**About this task**
The output should be all lines of the entries below in which the word "bool" occurs.
[Start of section]
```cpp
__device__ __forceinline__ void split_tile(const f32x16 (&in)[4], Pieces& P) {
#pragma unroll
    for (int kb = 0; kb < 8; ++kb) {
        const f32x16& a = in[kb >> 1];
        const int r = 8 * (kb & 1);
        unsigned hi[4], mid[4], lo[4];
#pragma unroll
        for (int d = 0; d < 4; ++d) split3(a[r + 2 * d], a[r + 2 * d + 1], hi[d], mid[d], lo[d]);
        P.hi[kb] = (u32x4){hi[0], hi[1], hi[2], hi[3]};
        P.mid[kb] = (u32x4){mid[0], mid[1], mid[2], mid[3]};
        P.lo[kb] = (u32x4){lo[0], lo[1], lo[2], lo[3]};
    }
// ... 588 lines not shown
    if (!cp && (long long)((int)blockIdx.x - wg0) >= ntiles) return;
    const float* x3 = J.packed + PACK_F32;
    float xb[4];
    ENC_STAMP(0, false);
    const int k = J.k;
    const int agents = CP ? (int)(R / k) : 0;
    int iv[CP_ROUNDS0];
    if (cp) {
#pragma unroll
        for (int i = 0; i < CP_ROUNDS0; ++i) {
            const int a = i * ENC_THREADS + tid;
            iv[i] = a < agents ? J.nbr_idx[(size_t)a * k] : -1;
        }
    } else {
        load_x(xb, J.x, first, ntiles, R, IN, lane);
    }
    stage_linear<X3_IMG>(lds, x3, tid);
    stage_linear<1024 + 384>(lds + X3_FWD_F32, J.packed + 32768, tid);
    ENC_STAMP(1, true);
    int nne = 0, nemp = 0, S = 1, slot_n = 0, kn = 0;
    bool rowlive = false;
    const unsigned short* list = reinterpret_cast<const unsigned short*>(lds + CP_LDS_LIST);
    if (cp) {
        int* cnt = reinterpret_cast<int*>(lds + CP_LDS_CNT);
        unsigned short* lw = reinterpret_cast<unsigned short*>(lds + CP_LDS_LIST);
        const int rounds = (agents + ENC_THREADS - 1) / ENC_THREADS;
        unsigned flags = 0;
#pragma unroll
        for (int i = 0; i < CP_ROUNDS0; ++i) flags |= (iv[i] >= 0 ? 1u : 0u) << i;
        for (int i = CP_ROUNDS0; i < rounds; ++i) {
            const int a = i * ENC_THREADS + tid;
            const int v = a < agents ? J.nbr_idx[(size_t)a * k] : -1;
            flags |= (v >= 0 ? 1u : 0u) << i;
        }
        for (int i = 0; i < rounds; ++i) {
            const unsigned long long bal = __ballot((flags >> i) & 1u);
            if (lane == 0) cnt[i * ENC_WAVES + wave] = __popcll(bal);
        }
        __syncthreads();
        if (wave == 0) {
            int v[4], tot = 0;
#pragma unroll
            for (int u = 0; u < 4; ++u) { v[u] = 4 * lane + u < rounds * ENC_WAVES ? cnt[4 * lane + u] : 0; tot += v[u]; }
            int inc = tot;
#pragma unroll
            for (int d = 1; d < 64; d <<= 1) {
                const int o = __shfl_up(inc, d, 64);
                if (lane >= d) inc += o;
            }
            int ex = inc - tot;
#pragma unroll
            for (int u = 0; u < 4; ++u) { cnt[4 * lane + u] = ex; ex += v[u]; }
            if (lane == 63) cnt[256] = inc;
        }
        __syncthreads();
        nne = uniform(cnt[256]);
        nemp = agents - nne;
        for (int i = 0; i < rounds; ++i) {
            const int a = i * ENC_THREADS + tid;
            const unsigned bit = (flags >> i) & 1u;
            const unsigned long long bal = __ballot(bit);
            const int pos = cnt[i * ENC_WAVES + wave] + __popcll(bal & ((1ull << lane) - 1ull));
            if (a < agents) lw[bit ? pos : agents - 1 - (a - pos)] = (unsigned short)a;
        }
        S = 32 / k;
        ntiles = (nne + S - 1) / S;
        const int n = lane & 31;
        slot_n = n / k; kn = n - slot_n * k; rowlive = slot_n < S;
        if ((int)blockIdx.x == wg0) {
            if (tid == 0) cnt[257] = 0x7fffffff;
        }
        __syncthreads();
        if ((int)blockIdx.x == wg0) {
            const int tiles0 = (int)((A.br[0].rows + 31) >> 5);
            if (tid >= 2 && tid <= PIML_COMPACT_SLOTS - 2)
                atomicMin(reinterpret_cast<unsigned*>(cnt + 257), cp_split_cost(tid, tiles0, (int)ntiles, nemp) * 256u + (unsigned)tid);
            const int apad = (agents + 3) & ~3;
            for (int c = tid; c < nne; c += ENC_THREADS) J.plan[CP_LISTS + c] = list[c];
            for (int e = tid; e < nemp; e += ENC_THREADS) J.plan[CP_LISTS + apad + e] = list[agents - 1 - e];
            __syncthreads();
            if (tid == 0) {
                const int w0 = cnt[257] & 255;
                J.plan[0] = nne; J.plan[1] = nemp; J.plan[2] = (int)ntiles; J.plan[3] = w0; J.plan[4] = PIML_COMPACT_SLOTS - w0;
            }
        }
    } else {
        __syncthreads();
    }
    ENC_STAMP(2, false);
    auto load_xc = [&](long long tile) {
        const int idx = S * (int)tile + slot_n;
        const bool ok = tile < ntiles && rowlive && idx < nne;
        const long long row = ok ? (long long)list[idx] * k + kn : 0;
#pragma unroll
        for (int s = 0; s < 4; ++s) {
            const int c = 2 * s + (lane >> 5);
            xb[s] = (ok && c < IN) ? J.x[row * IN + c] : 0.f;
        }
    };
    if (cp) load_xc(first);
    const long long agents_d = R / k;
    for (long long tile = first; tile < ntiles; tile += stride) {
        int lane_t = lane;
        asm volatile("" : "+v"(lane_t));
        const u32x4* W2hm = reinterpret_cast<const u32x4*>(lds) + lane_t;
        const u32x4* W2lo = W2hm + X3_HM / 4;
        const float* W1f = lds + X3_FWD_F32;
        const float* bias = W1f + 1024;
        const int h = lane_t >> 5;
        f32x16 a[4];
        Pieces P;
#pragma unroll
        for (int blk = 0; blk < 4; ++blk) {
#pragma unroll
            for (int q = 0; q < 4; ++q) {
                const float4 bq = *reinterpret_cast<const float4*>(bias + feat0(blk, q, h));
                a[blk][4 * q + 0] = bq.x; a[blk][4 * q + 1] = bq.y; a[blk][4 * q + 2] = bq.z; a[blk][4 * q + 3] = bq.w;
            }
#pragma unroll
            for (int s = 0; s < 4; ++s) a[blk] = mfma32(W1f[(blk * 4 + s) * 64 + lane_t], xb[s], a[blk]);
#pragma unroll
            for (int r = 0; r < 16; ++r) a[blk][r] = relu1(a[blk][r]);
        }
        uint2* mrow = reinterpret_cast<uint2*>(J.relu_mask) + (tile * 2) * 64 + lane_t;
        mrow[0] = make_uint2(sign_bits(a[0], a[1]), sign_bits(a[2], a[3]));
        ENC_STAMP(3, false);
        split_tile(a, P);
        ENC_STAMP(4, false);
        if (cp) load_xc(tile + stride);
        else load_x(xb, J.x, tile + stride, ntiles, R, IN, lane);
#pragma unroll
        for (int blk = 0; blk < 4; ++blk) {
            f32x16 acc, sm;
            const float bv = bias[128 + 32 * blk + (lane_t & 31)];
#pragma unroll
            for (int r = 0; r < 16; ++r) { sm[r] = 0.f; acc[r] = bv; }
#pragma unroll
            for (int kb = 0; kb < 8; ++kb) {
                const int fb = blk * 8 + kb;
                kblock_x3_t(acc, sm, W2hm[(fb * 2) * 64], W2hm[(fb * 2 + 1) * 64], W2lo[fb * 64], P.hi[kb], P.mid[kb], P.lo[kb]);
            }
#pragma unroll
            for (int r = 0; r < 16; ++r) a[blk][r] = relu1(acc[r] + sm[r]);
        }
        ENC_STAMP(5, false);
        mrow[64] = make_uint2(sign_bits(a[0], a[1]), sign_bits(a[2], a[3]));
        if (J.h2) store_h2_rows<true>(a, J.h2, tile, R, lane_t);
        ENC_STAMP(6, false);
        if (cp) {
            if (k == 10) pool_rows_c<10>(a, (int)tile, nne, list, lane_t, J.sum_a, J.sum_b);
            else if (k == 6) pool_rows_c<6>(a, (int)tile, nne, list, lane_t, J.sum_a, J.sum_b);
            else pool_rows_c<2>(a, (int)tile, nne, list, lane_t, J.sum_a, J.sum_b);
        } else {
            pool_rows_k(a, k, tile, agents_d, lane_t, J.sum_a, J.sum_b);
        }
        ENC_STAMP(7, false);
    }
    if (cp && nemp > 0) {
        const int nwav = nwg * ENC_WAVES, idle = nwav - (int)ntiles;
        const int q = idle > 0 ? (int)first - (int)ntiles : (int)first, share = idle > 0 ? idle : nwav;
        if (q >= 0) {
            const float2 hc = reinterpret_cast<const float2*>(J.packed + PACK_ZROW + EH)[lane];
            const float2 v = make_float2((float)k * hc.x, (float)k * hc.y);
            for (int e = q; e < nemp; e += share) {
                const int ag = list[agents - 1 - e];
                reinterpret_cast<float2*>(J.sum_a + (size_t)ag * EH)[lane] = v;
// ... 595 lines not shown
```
[End of section]
[Start of section]
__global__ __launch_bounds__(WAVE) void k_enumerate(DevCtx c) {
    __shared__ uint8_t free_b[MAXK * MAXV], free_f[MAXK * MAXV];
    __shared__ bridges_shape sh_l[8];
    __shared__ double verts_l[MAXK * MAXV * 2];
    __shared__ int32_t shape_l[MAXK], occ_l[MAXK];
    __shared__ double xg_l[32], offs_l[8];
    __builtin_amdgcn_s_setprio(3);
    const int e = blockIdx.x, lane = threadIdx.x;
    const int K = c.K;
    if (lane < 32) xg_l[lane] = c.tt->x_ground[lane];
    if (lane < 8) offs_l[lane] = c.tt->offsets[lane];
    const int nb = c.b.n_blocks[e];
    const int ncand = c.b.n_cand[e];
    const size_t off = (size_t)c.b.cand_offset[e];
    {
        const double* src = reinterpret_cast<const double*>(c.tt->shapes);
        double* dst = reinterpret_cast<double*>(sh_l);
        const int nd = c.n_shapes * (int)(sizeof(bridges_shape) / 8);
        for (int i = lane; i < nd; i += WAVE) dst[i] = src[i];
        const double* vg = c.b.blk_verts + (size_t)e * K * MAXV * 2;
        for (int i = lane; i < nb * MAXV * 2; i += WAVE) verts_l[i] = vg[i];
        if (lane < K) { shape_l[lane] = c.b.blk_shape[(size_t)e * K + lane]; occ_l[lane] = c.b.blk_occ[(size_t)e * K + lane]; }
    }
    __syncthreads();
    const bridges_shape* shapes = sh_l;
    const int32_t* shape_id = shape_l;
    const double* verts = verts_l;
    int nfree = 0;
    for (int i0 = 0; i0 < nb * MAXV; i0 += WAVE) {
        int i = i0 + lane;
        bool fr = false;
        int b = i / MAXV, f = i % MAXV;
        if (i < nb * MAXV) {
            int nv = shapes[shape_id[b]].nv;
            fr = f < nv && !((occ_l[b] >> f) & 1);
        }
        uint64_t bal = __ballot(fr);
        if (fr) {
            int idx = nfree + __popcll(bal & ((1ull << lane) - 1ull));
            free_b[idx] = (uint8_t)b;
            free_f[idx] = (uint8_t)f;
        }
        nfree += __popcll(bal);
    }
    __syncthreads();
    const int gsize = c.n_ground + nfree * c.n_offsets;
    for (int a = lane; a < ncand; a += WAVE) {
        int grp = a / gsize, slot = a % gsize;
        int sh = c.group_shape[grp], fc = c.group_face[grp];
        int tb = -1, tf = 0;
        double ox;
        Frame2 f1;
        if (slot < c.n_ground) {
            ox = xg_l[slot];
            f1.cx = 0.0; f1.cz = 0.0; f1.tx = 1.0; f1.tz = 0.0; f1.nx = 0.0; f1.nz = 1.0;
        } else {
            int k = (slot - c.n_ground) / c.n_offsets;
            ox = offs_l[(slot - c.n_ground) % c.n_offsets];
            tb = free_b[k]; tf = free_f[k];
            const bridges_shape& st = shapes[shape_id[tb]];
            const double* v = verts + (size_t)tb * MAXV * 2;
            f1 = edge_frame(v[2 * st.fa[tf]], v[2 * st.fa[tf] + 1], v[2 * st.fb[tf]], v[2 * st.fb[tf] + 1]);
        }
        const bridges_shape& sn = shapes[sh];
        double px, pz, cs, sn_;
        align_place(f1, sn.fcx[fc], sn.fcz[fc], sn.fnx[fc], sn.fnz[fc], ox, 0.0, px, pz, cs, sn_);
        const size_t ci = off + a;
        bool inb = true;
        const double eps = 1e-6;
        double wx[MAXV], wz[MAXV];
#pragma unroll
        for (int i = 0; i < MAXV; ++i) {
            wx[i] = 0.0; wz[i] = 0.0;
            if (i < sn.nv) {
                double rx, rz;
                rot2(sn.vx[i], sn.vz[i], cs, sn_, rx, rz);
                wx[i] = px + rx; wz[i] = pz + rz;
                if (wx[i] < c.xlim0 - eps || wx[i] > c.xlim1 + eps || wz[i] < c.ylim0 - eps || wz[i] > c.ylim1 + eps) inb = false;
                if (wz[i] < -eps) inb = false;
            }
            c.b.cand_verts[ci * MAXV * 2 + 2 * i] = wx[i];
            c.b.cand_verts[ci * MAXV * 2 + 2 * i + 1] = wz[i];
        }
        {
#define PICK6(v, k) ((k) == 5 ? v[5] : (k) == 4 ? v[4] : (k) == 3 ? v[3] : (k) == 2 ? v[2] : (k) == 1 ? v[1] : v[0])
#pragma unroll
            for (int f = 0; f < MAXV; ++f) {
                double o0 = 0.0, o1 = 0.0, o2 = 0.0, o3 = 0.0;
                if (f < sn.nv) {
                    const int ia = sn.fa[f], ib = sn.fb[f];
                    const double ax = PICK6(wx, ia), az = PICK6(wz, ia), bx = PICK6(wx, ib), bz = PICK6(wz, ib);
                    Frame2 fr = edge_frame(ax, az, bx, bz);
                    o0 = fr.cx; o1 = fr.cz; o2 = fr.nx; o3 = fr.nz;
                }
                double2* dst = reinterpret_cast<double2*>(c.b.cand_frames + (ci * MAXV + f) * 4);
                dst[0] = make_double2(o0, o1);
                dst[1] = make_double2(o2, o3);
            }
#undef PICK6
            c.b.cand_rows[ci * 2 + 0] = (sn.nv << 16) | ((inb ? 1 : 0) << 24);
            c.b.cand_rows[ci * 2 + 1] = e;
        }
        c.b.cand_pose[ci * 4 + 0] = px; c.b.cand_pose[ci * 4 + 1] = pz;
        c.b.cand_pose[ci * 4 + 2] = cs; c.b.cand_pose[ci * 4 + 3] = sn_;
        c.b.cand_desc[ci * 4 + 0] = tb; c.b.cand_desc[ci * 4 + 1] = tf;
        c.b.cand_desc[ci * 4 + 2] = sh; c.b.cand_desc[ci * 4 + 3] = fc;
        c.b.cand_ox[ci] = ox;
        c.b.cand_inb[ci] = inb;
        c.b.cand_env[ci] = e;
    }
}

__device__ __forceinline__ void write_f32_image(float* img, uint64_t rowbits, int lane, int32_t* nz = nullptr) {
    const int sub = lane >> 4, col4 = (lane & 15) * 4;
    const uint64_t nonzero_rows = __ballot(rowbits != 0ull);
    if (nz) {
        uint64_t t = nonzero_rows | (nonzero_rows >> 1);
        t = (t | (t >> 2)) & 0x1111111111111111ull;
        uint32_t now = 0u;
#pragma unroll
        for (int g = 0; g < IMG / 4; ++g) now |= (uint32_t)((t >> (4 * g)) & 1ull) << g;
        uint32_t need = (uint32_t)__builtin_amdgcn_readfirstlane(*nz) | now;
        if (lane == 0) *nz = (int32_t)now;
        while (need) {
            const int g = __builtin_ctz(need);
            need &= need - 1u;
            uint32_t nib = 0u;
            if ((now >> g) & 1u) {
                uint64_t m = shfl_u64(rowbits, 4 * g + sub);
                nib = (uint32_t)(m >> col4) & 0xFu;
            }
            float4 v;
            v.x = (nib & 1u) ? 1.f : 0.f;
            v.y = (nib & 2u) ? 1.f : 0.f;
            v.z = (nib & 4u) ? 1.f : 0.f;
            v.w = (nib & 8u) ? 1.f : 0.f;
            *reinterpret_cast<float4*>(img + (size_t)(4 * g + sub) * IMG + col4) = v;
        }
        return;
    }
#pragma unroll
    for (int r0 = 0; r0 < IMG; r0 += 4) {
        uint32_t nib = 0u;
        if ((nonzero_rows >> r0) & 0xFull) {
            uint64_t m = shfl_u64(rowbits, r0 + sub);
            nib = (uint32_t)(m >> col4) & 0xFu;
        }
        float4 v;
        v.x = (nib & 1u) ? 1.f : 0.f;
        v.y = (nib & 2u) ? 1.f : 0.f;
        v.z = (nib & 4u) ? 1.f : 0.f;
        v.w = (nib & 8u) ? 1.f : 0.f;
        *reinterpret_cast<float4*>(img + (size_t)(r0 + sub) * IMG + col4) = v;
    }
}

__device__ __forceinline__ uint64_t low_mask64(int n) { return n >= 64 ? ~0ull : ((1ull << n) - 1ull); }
[End of section]
**Answer box**
    bool rowlive = false;
        const bool ok = tile < ntiles && rowlive && idx < nne;
        bool fr = false;
        bool inb = true;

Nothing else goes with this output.